Sparhawk regresaba a casa tras representar por espacio de una década el papel de un hombre diferente con distinto nombre en un país donde apenas llovía; por el contrario, allí el sol era un martillo que golpeaba sin piedad sobre el blanco yunque de arena, roca y arcilla requemada, y las airosas mujeres iban a los pozos en medio de la luz plateada de la aurora con grandes vasijas de loza ancladas en los hombros y las caras ocultas tras negros velos.
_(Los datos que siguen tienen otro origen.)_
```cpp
// ... 3 lines not shown
int gr_abi_version(void);
const char* gr_last_error(void);
int gr_set_option(const char* name, int64_t value);
static inline int64_t gr_pad4(int64_t n) { return (n + 3) & ~(int64_t)3; }

size_t gr_csr_build_workspace_bytes(int64_t F, int64_t Nt);
int gr_csr_build(const void* heads, const void* rels, const void* tails, int idx_bytes,
                 int64_t F, int64_t Nt, int64_t num_rel_rows,
                 int32_t* rowptr_t, int32_t* src_t, int32_t* rel_t, int32_t* fact_t,
                 int32_t* rowptr_h, int32_t* src_h, int32_t* rel_h, int32_t* fact_h,
                 int32_t* status, const int32_t* nfacts, void* workspace, size_t workspace_bytes, void* stream);

int gr_gather_f32(const float* in, const int32_t* fact, float* out, int64_t F, void* stream);

int gr_linear(const float* A, int64_t lda, const float* W, int64_t ldw, const float* bias,
              const float* addend, int64_t ld_addend, int64_t addend_rows,
              float* C, int64_t ldc, int64_t M, int64_t N, int64_t K, uint32_t flags, void* stream);

size_t gr_linear_tc_workspace_bytes(int64_t M, int64_t N, int64_t K);
int gr_linear_tc(const float* A, int64_t lda, const float* W, int64_t ldw, const float* bias,
                 float* C, int64_t ldc, int64_t M, int64_t N, int64_t K, uint32_t flags,
                 void* workspace, size_t workspace_bytes, void* stream);
size_t gr_linear_tc_planes_workspace_bytes(int64_t N, int64_t K);
int gr_linear_tc_planes(const void* A_hi, const void* A_lo, int64_t lda16, const float* W, int64_t ldw,
                        const float* bias, float* C, int64_t ldc, void* C_hi, void* C_lo, int64_t ldc16,
                        const float* w_score, float* dots, int64_t M, int64_t N, int64_t K,
                        int64_t k_seg, int64_t k_seg_pitch,
                        uint32_t flags, void* workspace, size_t workspace_bytes, void* stream);
int gr_split_bf16(const float* A, int64_t lda, int64_t M, int64_t K, void* hi, void* lo, int64_t ld_out,
                  void* stream);

int gr_aggregate(const int32_t* rowptr, const int32_t* src, const int32_t* rel, const float* w,
                 const float* prior, const float* table, const float* ins,
                 float* out, int64_t out_row_stride, int64_t out_col0, int64_t seg_stride,
                 float* possible, int B, int N, int D, int I, int64_t F, void* stream);

int gr_aggregate_backward(const int32_t* rowptr, const int32_t* src, const int32_t* rel, const float* w,
                          const float* prior, const float* table, const float* ins, const float* grad_out,
                          int64_t grad_row_stride, int64_t grad_col0, int64_t seg_stride, float* grad_table,
                          float* grad_ins, float* grad_prior, int B, int N, int D, int I, int64_t F, void* stream);

int gr_aggregate_dual(const int32_t* rowptr_t, const int32_t* src_t, const int32_t* rel_t,
                      const float* w_t, const int32_t* rowptr_h, const int32_t* src_h,
                      const int32_t* rel_h, const float* w_h, const float* prior,
                      const float* table_fwd, const float* table_inv, const float* ins,
                      float* out, int64_t out_row_stride, int64_t out_col0, int64_t seg_pitch,
// ... 292 lines not shown
```

Measured before the change: 12920.

## Add 256-row M tiles for single-plane BF16 tensor-core linear

```diff
diff --git a/gnn_rag_b200/csrc/linear_tc.cu b/gnn_rag_b200/csrc/linear_tc.cu
--- a/gnn_rag_b200/csrc/linear_tc.cu
+++ b/gnn_rag_b200/csrc/linear_tc.cu
@@ -11,8 +11,12 @@
 using namespace tc;
 constexpr int kThreads = 384;
 constexpr int kConsumerWarps = 8;
-constexpr int kLaunchRegs = 168, kProducerRegs = 40, kConsumerRegs = 232;
-static_assert(128 * kProducerRegs + 256 * kConsumerRegs <= kThreads * kLaunchRegs, "register budget");
+constexpr int kLaunchRegs = 168;
+template <int TM> constexpr int kProducerRegs = TM == 256 ? 24 : 40;
+template <int TM> constexpr int kConsumerRegs = TM == 256 ? 240 : 232;
+static_assert(128 * kProducerRegs<128> + 256 * kConsumerRegs<128> <= kThreads * kLaunchRegs, "register budget");
+static_assert(128 * kProducerRegs<256> + 256 * kConsumerRegs<256> <= kThreads * kLaunchRegs, "register budget");
+constexpr int kTileRowsWide = 256, kWideMaxNP = 208;
 
 __global__ void split_bf16_seg_kernel(const float* __restrict__ W, int64_t ldw, int64_t N, int64_t Kpad,
                                       int seg, int pitch, __nv_bfloat16* __restrict__ hi,
@@ -78,24 +82,28 @@
   int M, N, K, n_pad, n16, stages, num_tiles;
   uint32_t flags;
   int tma_store;
+  int out_stage;
   int kg_T, kg_G, kg_pitch, kg_nkb, kg_one0, kg_one1, kg_nb0;
 };
 
-template <int NP, int CS, int BK, bool GROUPED>
+template <int NP, int CS, int BK, bool GROUPED, int TM>
 __global__ void __launch_bounds__(kThreads, 1)
 linear_tc_kernel(const __grid_constant__ CUtensorMap map_a_hi, const __grid_constant__ CUtensorMap map_a_lo,
                  const __grid_constant__ CUtensorMap map_w_hi, const __grid_constant__ CUtensorMap map_w_lo,
                  const __grid_constant__ CUtensorMap map_c, const __grid_constant__ CUtensorMap map_c_hi,
                  const __grid_constant__ CUtensorMap map_c_lo, const TcParams p) {
   extern __shared__ __align__(1024) uint8_t smem_raw[];
-  uint8_t* smem = reinterpret_cast<uint8_t*>((reinterpret_cast<uintptr_t>(smem_raw) + 1023) & ~(uintptr_t)1023);
-  const int a_bytes = BM * BK * 2;
+  uint8_t* smem = smem_raw + ((1024u - (smem_u32(smem_raw) & 1023u)) & 1023u);
+  static_assert(TM == BM || (TM == kTileRowsWide && NP <= kWideMaxNP && CS == 1 && !GROUPED), "tile rows");
+  constexpr int MH = TM / BM;
+  constexpr int RW = TM / 2;
+  const int a_bytes = TM * BK * 2;
   constexpr int w_bytes = NP * BK * 2;
-  const bool single = (p.flags & GR_LINEAR_BF16_SINGLE) != 0;
+  const bool single = TM == kTileRowsWide || (p.flags & GR_LINEAR_BF16_SINGLE) != 0;
   const int w_off = single ? a_bytes : 2 * a_bytes;
   const int stage_bytes = single ? a_bytes + w_bytes : 2 * a_bytes + 2 * w_bytes;
   uint8_t* s_out = smem + (size_t)p.stages * stage_bytes;
-  uint64_t* bars = reinterpret_cast<uint64_t*>(s_out + 2 * kStageOutBytes);
+  uint64_t* bars = reinterpret_cast<uint64_t*>(s_out + 2 * p.out_stage);
   uint64_t* full_bar = bars;
   uint64_t* empty_bar = bars + p.stages;
   float* s_bias = reinterpret_cast<float*>(bars + 2 * p.stages);
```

El enorme caballo ruano se estremeció con aire ausente, sacudió la lluvia de sus enmarañadas crines, y se acercó a la puerta de la ciudad para detenerse en el círculo rojizo de luz que despedían las antorchas ante la caseta de guardia.

Un centinela mal afeitado, ataviado con un peto y un yelmo herrumbrosos y una andrajosa capa verde que colgaba con negligencia de uno de sus hombros, salió con paso inseguro de su refugio para cortar vacilante el paso de Sparhawk.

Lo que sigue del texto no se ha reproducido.